- **ABOUT THIS TASK**
Needed from the entries below: every line that holds the word "wrong".

- **SUPPLIED DATA**
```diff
+                                    cache[k].copy_(cache["x" + k[1] + "_0"])
+                        cache["tag0"] = key0
+                    x = self._list_conv(cache, "y1", proj, up, None, c, lists[0], cache["x1_0"], res=cache["val"])
+                    x = self._list_conv(cache, "y2", x, ub, bb, c, lists[1], cache["x2_0"], pool=2)
+                    sparse1 = (cache, lists[2:]) if len(lists) == 4 else None
                     continue
                 x = ops.conv3x3(proj, wp, None, c, 1, SLOPE, res=cache["val"], u=up, out_bf16=True)
+            elif stage == 1 and sparse1 is not None:
+                cache, (la, lb) = sparse1
+                if ua is None or ub is None:
+                    raise ValueError("sparse observation: stage 1 has no Winograd weights")
+                x = self._list_conv(cache, "y3", x, ua, ba, c, la, cache["x3_0"])
+                x = self._list_conv(cache, "y4", x, ub, bb, c, lb, cache["x4_0"], pool=2)
+                continue
             else:
                 x = ops.conv3x3(x, wa, ba, c, 1, SLOPE, u=ua, out_bf16=True)
             x = ops.conv3x3(x, wb, bb, c, 1, SLOPE, pool=2 if stage < 3 else 1, u=ub, out_bf16=stage < 3)
diff --git a/cmr_agent_amd/ops.py b/cmr_agent_amd/ops.py
--- a/cmr_agent_amd/ops.py
+++ b/cmr_agent_amd/ops.py
@@ -227,6 +227,50 @@
     _lib.call("cmr_conv3x3_wino_list_nhwc_f32", _p(x), B, H, W, cin, _p(u), _p(bias), _p(res), _p(y), cout, float(slope), pool, _p(order),
               _p(nlive), _p(y0), _cu_budget(), _slices(), _stream())
     return y
+
+
+def conv3x3_wino_list_restore(x, u, bias, cout, slope, order, counts, y0, y, res=None, pool=1):
+    B, H, W, cin = x.shape
+    hp, wp = (H // 2, W // 2) if pool == 2 else (H, W)
+    ntiles = ((W + 15) // 16) * ((H + 7) // 8) * B * (cout // 64)
+    if not x.is_contiguous() or x.dtype != f32 or tuple(u.shape) != (16, cout, cin):
+        raise ValueError("conv3x3_wino_list_restore: bad operand layout")
+    if order.dtype != torch.int32 or counts.dtype != torch.int32 or order.numel() != ntiles or counts.numel() != 2 or not (
+            order.is_contiguous() and counts.is_contiguous()):
+        raise ValueError("conv3x3_wino_list_restore: order must be int32 [%d] and counts int32 [2]" % ntiles)
+    for t in (y0, y):
+        if tuple(t.shape) != (B, hp, wp, cout) or not t.is_contiguous() or t.dtype != f32:
+            raise ValueError("conv3x3_wino_list_restore: y0 / y of the wrong shape")
+    if res is not None and (tuple(res.shape) != (B, H, W, cout) or not res.is_contiguous() or res.dtype != f32):
+        raise ValueError("conv3x3_wino_list_restore: res of the wrong shape")
+    _lib.call("cmr_conv3x3_wino_list_restore_nhwc_f32", _p(x), B, H, W, cin, _p(u), _p(bias), _p(res), _p(y), cout, float(slope), pool,
+              _p(order), _p(counts), _p(y0), _cu_budget(), _slices(), _stream())
+    return y
+
+
+def obs_tile_counts(B, H, W, nmaps):
+    nt0 = B * ((H + 7) // 8) * ((W + 15) // 16)
+    nt1 = B * ((H // 2 + 7) // 8) * ((W // 2 + 15) // 16) if nmaps == 4 else 0
+    return nt0, nt1
+
+
+def wino_tile_lists_obs(reach, prev, nmaps, B, H, W, cout):
+    if nmaps not in (2, 4) or (nmaps == 4 and (H % 2 or W % 2)):
+        raise ValueError("wino_tile_lists_obs: 2 maps, or 4 on an even-sized map")
+    nt0, nt1 = obs_tile_counts(B, H, W, nmaps)
+    for t in (reach, prev):
+        if t is not None and (t.dtype != torch.uint8 or t.numel() != 2 * (nt0 + nt1) or not t.is_contiguous()):
+            raise ValueError("wino_tile_lists_obs: reach / prev must be uint8 [%d]" % (2 * (nt0 + nt1)))
+    nco = cout // 64
+    buf = torch.empty((2 * (nt0 + nt1) * nco + 2 * nmaps,), dtype=torch.int32, device=reach.device)
+    order, counts = buf[:2 * (nt0 + nt1) * nco], buf[2 * (nt0 + nt1) * nco:]
+    _lib.call("cmr_wino_tile_lists_obs", _p(reach), _p(prev), nmaps, B, H, W, cout, _p(order), _p(counts), _stream())
+    out, at = [], 0
+    for m in range(nmaps):
+        n = (nt0 if m < 2 else nt1) * nco
+        out.append((order[at:at + n], counts[2 * m:2 * m + 1], counts[2 * m:2 * m + 2]))
+        at += n
+    return out
 
 
 def wino_tile_lists(reach, B, H, W, cout1, cout2):
@@ -794,6 +838,12 @@
         raise ValueError("observation_proj: state buffers of the wrong shape / dtype")
     if reach is not None:
         nt = B * ((h + 7) // 8) * ((w + 15) // 16)
+        nt1 = obs_tile_counts(B, h, w, 4)[1]
+        if reach.dtype == torch.uint8 and reach.numel() == 2 * (nt + nt1) and reach.is_contiguous() and h % 2 == 0 and w % 2 == 0:
+            a = reach.data_ptr()
+            _lib.call("cmr_observation_proj_reach4_f32", _p(pc4), _p(feat), _p(overlap_u8), _p(pose), _p(K), _p(mean4), _p(proj), _p(cnt),
+                      _p(cell), _p(state3d), B, N, h, w, a, a + nt, a + 2 * nt, a + 2 * nt + nt1, _stream())
+            return
         if reach.dtype != torch.uint8 or reach.numel() != 2 * nt or not reach.is_contiguous():
             raise ValueError("observation_proj: reach must be uint8 [2, %d]" % nt)
         _lib.call("cmr_observation_proj_reach_f32", _p(pc4), _p(feat), _p(overlap_u8), _p(pose), _p(K), _p(mean4), _p(proj), _p(cnt), _p(cell),
diff --git a/include/cmr_hip.h b/include/cmr_hip.h
--- a/include/cmr_hip.h
+++ b/include/cmr_hip.h
@@ -47,6 +47,11 @@
                                    int cu_budget, int slices, hipStream_t stream);
 int cmr_wino_tile_lists(uint8_t* reach1, uint8_t* reach2, int B, int H, int W, int Cout1, int Cout2, int* order1, int* nlive1,
                         int* order2, int* nlive2, hipStream_t stream);
+int cmr_wino_tile_lists_obs(uint8_t* reach, uint8_t* prev, int nmaps, int B, int H, int W, int Cout, int* order, int* counts,
+                            hipStream_t stream);
+int cmr_conv3x3_wino_list_restore_nhwc_f32(const float* x, int B, int H, int W, int Cin, const float* u, const float* bias,
+                                           const float* res, float* y, int Cout, float slope, int pool, const int* order,
+                                           const int* counts, const float* y0, int cu_budget, int slices, hipStream_t stream);
 int64_t cmr_conv3x3_wino_stats_parts(int B, int H, int W, int Cin, int Cout, int cu_budget, int slices);
 int cmr_conv3x3_wino_stats_nhwc_f32(const float* x, int B, int H, int W, int Cin, const float* u, const float* bias, float* y, int Cout,
                                     int cu_budget, int slices, float* part, int64_t parts, hipStream_t stream);
@@ -323,6 +328,9 @@
 int cmr_observation_proj_reach_f32(const float* pc4, const float* feat, const uint8_t* overlap, const float* pose, const float* Kmat,
                                    const float* mean4, float* proj, float* cnt, int32_t* cell, float* state3d, int B, int N, int h, int w,
                                    uint8_t* reach1, uint8_t* reach2, hipStream_t stream);
+int cmr_observation_proj_reach4_f32(const float* pc4, const float* feat, const uint8_t* overlap, const float* pose, const float* Kmat,
+                                    const float* mean4, float* proj, float* cnt, int32_t* cell, float* state3d, int B, int N, int h, int w,
+                                    uint8_t* reach1, uint8_t* reach2, uint8_t* reach3, uint8_t* reach4, hipStream_t stream);
 int cmr_pose_step_f32(float* pose, const int64_t* act_r, const int64_t* act_t, const double* r_steps,
                       const double* t_steps, int B, int six_dof, hipStream_t stream);
 int cmr_to_disentangled_f32(float* pose, const float* mean4, int B, hipStream_t stream);
```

- **THE ANSWER**
+            raise ValueError("conv3x3_wino_list_restore: y0 / y of the wrong shape")
+        raise ValueError("conv3x3_wino_list_restore: res of the wrong shape")
         raise ValueError("observation_proj: state buffers of the wrong shape / dtype")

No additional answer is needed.